### TRY IT
For every line in the material, print that line exactly.
☆ ☆ ☆ ☆ ☆
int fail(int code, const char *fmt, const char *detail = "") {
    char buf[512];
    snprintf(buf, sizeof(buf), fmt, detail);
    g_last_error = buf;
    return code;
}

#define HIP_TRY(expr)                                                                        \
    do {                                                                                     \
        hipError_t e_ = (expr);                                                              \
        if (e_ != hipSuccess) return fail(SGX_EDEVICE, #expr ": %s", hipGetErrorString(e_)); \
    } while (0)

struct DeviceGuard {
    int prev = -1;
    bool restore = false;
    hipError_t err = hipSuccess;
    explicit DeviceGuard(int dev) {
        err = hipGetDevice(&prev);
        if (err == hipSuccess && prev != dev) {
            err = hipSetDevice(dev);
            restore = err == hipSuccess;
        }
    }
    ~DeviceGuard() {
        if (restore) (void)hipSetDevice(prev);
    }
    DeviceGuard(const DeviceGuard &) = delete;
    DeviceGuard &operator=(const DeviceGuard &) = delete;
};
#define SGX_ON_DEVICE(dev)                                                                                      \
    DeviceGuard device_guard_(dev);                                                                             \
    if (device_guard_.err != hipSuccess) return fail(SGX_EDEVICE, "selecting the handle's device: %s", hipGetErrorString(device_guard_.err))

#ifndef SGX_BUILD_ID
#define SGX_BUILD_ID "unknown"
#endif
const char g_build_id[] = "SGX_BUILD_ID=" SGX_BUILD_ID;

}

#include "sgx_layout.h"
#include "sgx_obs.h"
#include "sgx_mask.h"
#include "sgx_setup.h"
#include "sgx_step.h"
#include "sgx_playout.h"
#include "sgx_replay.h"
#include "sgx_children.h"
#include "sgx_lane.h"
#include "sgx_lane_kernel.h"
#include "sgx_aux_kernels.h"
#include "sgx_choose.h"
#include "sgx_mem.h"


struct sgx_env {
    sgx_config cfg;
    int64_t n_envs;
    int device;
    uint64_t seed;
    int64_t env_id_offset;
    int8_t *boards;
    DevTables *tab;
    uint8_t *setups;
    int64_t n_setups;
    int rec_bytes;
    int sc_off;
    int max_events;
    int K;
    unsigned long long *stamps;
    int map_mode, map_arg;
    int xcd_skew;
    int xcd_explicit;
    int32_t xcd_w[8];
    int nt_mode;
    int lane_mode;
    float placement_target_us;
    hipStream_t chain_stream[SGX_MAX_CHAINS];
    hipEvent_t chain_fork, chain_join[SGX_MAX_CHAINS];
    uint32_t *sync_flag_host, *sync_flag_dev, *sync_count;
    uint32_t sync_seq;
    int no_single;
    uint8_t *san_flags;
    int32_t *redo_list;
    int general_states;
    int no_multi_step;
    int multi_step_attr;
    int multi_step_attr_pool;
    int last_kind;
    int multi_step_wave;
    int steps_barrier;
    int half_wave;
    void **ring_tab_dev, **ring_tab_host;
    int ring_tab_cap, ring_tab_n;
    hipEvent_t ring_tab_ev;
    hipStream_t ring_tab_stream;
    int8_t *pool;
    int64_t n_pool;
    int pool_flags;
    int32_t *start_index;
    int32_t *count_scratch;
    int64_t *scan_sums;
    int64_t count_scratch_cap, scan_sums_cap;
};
☆ ☆ ☆ ☆ ☆
### EXPECTED ANSWER
int fail(int code, const char *fmt, const char *detail = "") {
    char buf[512];
    snprintf(buf, sizeof(buf), fmt, detail);
    g_last_error = buf;
    return code;
}

#define HIP_TRY(expr)                                                                        \
    do {                                                                                     \
        hipError_t e_ = (expr);                                                              \
        if (e_ != hipSuccess) return fail(SGX_EDEVICE, #expr ": %s", hipGetErrorString(e_)); \
    } while (0)

struct DeviceGuard {
    int prev = -1;
    bool restore = false;
    hipError_t err = hipSuccess;
    explicit DeviceGuard(int dev) {
        err = hipGetDevice(&prev);
        if (err == hipSuccess && prev != dev) {
            err = hipSetDevice(dev);
            restore = err == hipSuccess;
        }
    }
    ~DeviceGuard() {
        if (restore) (void)hipSetDevice(prev);
    }
    DeviceGuard(const DeviceGuard &) = delete;
    DeviceGuard &operator=(const DeviceGuard &) = delete;
};
#define SGX_ON_DEVICE(dev)                                                                                      \
    DeviceGuard device_guard_(dev);                                                                             \
    if (device_guard_.err != hipSuccess) return fail(SGX_EDEVICE, "selecting the handle's device: %s", hipGetErrorString(device_guard_.err))

#ifndef SGX_BUILD_ID
#define SGX_BUILD_ID "unknown"
#endif
const char g_build_id[] = "SGX_BUILD_ID=" SGX_BUILD_ID;

}

#include "sgx_layout.h"
#include "sgx_obs.h"
#include "sgx_mask.h"
#include "sgx_setup.h"
#include "sgx_step.h"
#include "sgx_playout.h"
#include "sgx_replay.h"
#include "sgx_children.h"
#include "sgx_lane.h"
#include "sgx_lane_kernel.h"
#include "sgx_aux_kernels.h"
#include "sgx_choose.h"
#include "sgx_mem.h"


struct sgx_env {
    sgx_config cfg;
    int64_t n_envs;
    int device;
    uint64_t seed;
    int64_t env_id_offset;
    int8_t *boards;
    DevTables *tab;
    uint8_t *setups;
    int64_t n_setups;
    int rec_bytes;
    int sc_off;
    int max_events;
    int K;
    unsigned long long *stamps;
    int map_mode, map_arg;
    int xcd_skew;
    int xcd_explicit;
    int32_t xcd_w[8];
    int nt_mode;
    int lane_mode;
    float placement_target_us;
    hipStream_t chain_stream[SGX_MAX_CHAINS];
    hipEvent_t chain_fork, chain_join[SGX_MAX_CHAINS];
    uint32_t *sync_flag_host, *sync_flag_dev, *sync_count;
    uint32_t sync_seq;
    int no_single;
    uint8_t *san_flags;
    int32_t *redo_list;
    int general_states;
    int no_multi_step;
    int multi_step_attr;
    int multi_step_attr_pool;
    int last_kind;
    int multi_step_wave;
    int steps_barrier;
    int half_wave;
    void **ring_tab_dev, **ring_tab_host;
    int ring_tab_cap, ring_tab_n;
    hipEvent_t ring_tab_ev;
    hipStream_t ring_tab_stream;
    int8_t *pool;
    int64_t n_pool;
    int pool_flags;
    int32_t *start_index;
    int32_t *count_scratch;
    int64_t *scan_sums;
    int64_t count_scratch_cap, scan_sums_cap;
};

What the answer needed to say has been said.